Stiff-person syndrome (SPS) is a rare autoimmune neurological disorder characterized by high titers of antibodies against glutamic acid decarboxylase (GAD) causing impaired GABAergic inhibitory neurotransmission. To date, there is not a defined therapy for such condition, but immunomodulating therapies, such as plasma exchange, intravenous immunoglobulins, and rituximab, have been widely used in clinical practice. However, the efficacy and tolerability of these treatments is not well established. Efgartigimod, a new neonatal Fc receptor (FcRn) blocker, is a human IgG1 antibody Fc fragment engineered with increased affinity for FcRn binding, leading to a reduction in IgGs levels, including pathogenic IgG autoantibody showing promising results in neurological autoimmune disorders and has been approved for the treatment of AChR-seropositive generalized myasthenia gravis (MG).
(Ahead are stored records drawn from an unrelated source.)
template <bool VIA_LDS, bool FOLD>
__device__ __forceinline__ void lane_ck_grid(const DpArgs &a, const TbArgs &walk, unsigned char *out_lds)
{
    const int lane = threadIdx.x & 63;
    const int64_t tiles = (((a.count + 1) >> 1) + 63) >> 6, slots = gridDim.x, slot = blockIdx.x;
    unsigned long long diag_t0 = 0, diag_w0 = 0;
    if (a.diag) {
        diag_t0 = __builtin_amdgcn_s_memtime();
        diag_w0 = __builtin_amdgcn_s_memrealtime();
    }
    int64_t arrived = a.gate ? 0 : INT64_MAX;
    unsigned long long *const ctr = reinterpret_cast<unsigned long long *>(a.tile_ctr);
    for (int64_t tile = slot; tile < tiles;) {
        if (arrived < a.first + min(a.count, (tile + 2) * 128)) {
            const int64_t need = a.first + min(a.count, (tile + 2) * 128);
            int lo = 0, hi = 0, flags = 0;
            if (lane == 0) {
                unsigned long long since = __builtin_amdgcn_s_memrealtime();
                long long last = arrived, seen;
                for (;;) {
                    seen = (long long)__hip_atomic_load(reinterpret_cast<const unsigned long long *>(a.gate_dev), __ATOMIC_RELAXED, __HIP_MEMORY_SCOPE_AGENT);
                    if (seen >= need || seen < 0) break;
                    const unsigned long long now = __builtin_amdgcn_s_memrealtime();
                    const unsigned long long polled = __hip_atomic_load(reinterpret_cast<const unsigned long long *>(a.gate_dev) + 1, __ATOMIC_RELAXED, __HIP_MEMORY_SCOPE_AGENT);
                    if (now - polled >= 100ull) {
                        unsigned long long expect = polled;
                        if (__hip_atomic_compare_exchange_strong(reinterpret_cast<unsigned long long *>(a.gate_dev) + 1, &expect, now, __ATOMIC_RELAXED, __ATOMIC_RELAXED, __HIP_MEMORY_SCOPE_AGENT)) {
                            const long long v = (long long)__hip_atomic_load(reinterpret_cast<const unsigned long long *>(a.gate), __ATOMIC_RELAXED, __HIP_MEMORY_SCOPE_SYSTEM);
                            if (v < 0)
                                __hip_atomic_store(reinterpret_cast<long long *>(a.gate_dev), v, __ATOMIC_RELAXED, __HIP_MEMORY_SCOPE_AGENT);
                            else
                                __hip_atomic_fetch_max(reinterpret_cast<long long *>(a.gate_dev), v, __ATOMIC_RELAXED, __HIP_MEMORY_SCOPE_AGENT);
                            seen = v;
                            if (seen >= need || seen < 0) break;
                        }
                    }
                    if (seen != last) {
                        last = seen;
                        since = now;
                    } else if (now - since > (unsigned long long)a.gate_timeout_ticks) {
                        flags = 1;
                        break;
                    }
                    __builtin_amdgcn_s_sleep(32);
                }
                lo = (int)(unsigned)(unsigned long long)seen;
                hi = (int)(unsigned)((unsigned long long)seen >> 32);
            }
            lo = __builtin_amdgcn_readfirstlane(lo);
            hi = __builtin_amdgcn_readfirstlane(hi);
            flags = __builtin_amdgcn_readfirstlane(flags);
            arrived = (int64_t)((unsigned long long)(unsigned)lo | (unsigned long long)(unsigned)hi << 32);
            if (flags & 1) {
                if (lane == 0) __hip_atomic_store(a.gate_failed, 1, __ATOMIC_RELAXED, __HIP_MEMORY_SCOPE_SYSTEM);
                break;
            }
            if (arrived < 0) break;
#ifndef MGL_CK_NO_GATE_FENCE
            __builtin_amdgcn_fence(__ATOMIC_ACQUIRE, "agent");
#endif
        }
#ifdef MGL_CK_TRACE
        const unsigned long long t0 = __builtin_amdgcn_s_memrealtime();
#endif
        sw_dp16_lane_ck_tile<VIA_LDS, FOLD>(a, walk, tile, slot, lane, out_lds, tile == slot);
#ifdef MGL_CK_TRACE
        if (lane == 0 && tile < (1 << 17)) {
            unsigned hw;
            asm volatile("s_getreg_b32 %0, hwreg(HW_REG_HW_ID)" : "=s"(hw));
            unsigned xcc;
            asm volatile("s_getreg_b32 %0, hwreg(HW_REG_XCC_ID)" : "=s"(xcc));
            mgl_ck_trace[4 * tile + 0] = (unsigned long long)slot;
            mgl_ck_trace[4 * tile + 1] = (unsigned long long)hw | (unsigned long long)(xcc & 15u) << 32;
            mgl_ck_trace[4 * tile + 2] = t0;
            mgl_ck_trace[4 * tile + 3] = __builtin_amdgcn_s_memrealtime();
        }
#endif
        if (tiles <= slots) break;
        unsigned next = 0;
        if (lane == 0) {
            next = (unsigned)__hip_atomic_fetch_add(ctr, 1ull, __ATOMIC_RELAXED, __HIP_MEMORY_SCOPE_AGENT);
            if (next >= (unsigned)tiles && a.grid_fault) __hip_atomic_store(a.grid_fault, 1, __ATOMIC_RELAXED, __HIP_MEMORY_SCOPE_SYSTEM);
        }
        tile = slots + (int64_t)(unsigned)__builtin_amdgcn_readfirstlane((int)next);
    }
    if (tiles > slots && lane == 0) {
        const unsigned out = (unsigned)(__hip_atomic_fetch_add(ctr, 1ull << 32, __ATOMIC_RELAXED, __HIP_MEMORY_SCOPE_AGENT) >> 32);
        if (out == (unsigned)slots - 1u) {
            __hip_atomic_store(ctr, 0ull, __ATOMIC_RELAXED, __HIP_MEMORY_SCOPE_AGENT);
        } else if (out >= (unsigned)slots && a.grid_fault) {
            __hip_atomic_store(a.grid_fault, 1, __ATOMIC_RELAXED, __HIP_MEMORY_SCOPE_SYSTEM);
        }
    }
    if (a.diag && lane == 0) {
        a.diag[2 * slot] = __builtin_amdgcn_s_memtime() - diag_t0;
        a.diag[2 * slot + 1] = __builtin_amdgcn_s_memrealtime() - diag_w0;
    }
}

In this study, we report and describe the first data on treatment with efgartigimod in three patients affected by both AChR-seropositive generalized MG and anti-GAD-seropositive SPS. Patients were followed since the start of efgartigimod and for the whole treatment period (12 weeks). MG symptoms were assessed with the "MG activity of daily living score" and the Quantitative Myasthenia Gravis score, while SPS ones were assessed with the "SPS activity of daily living score"; muscle strength was assessed with the Medical Research Council Sum score; the overall disability from MG and SPS was assessed by the modified Rankin Scale. All patients showed an improvement in symptoms of both SPS and MG after 2 cycles of treatment. Our data suggest that efgartigimod may be considered as a candidate drug for SPS and other autoantibody-mediated neurological disorders.

摘要

僵人综合征(SPS)是一种罕见的自身免疫性神经系统疾病,其特征是谷氨酸脱羧酶(GAD)抗体滴度高,导致 GABA 能抑制性神经传递受损。迄今为止,针对这种疾病还没有明确的治疗方法,但免疫调节疗法,如血浆置换、静脉注射免疫球蛋白和利妥昔单抗,已在临床实践中广泛应用。然而,这些治疗方法的疗效和耐受性尚未得到充分证实。Efgartigimod 是一种新型的新生儿 Fc 受体(FcRn)阻断剂,是一种经过工程改造的人 IgG1 抗体 Fc 片段,与 FcRn 的结合亲和力增加,导致 IgG 水平降低,包括致病性 IgG 自身抗体。在神经自身免疫性疾病中显示出良好的效果,并已获准用于治疗乙酰胆碱受体阳性全身型重症肌无力(MG)。在这项研究中,我们报告并描述了 3 例同时患有乙酰胆碱受体阳性全身型 MG 和抗 GAD 阳性 SPS 的患者接受 efgartigimod 治疗的首批数据。患者从开始接受 efgartigimod 治疗到整个治疗期间(12 周)都接受了随访。MG 症状采用“MG 日常生活活动评分”和“定量重症肌无力评分”进行评估,而 SPS 症状则采用“SPS 日常生活活动评分”进行评估;肌肉力量采用 Medical Research Council Sum 评分进行评估;MG 和 SPS 的整体残疾程度采用改良 Rankin 量表进行评估。所有患者在接受 2 个疗程治疗后,SPS 和 MG 的症状均有改善。我们的数据表明,efgartigimod 可能被视为 SPS 和其他自身抗体介导的神经疾病的候选药物。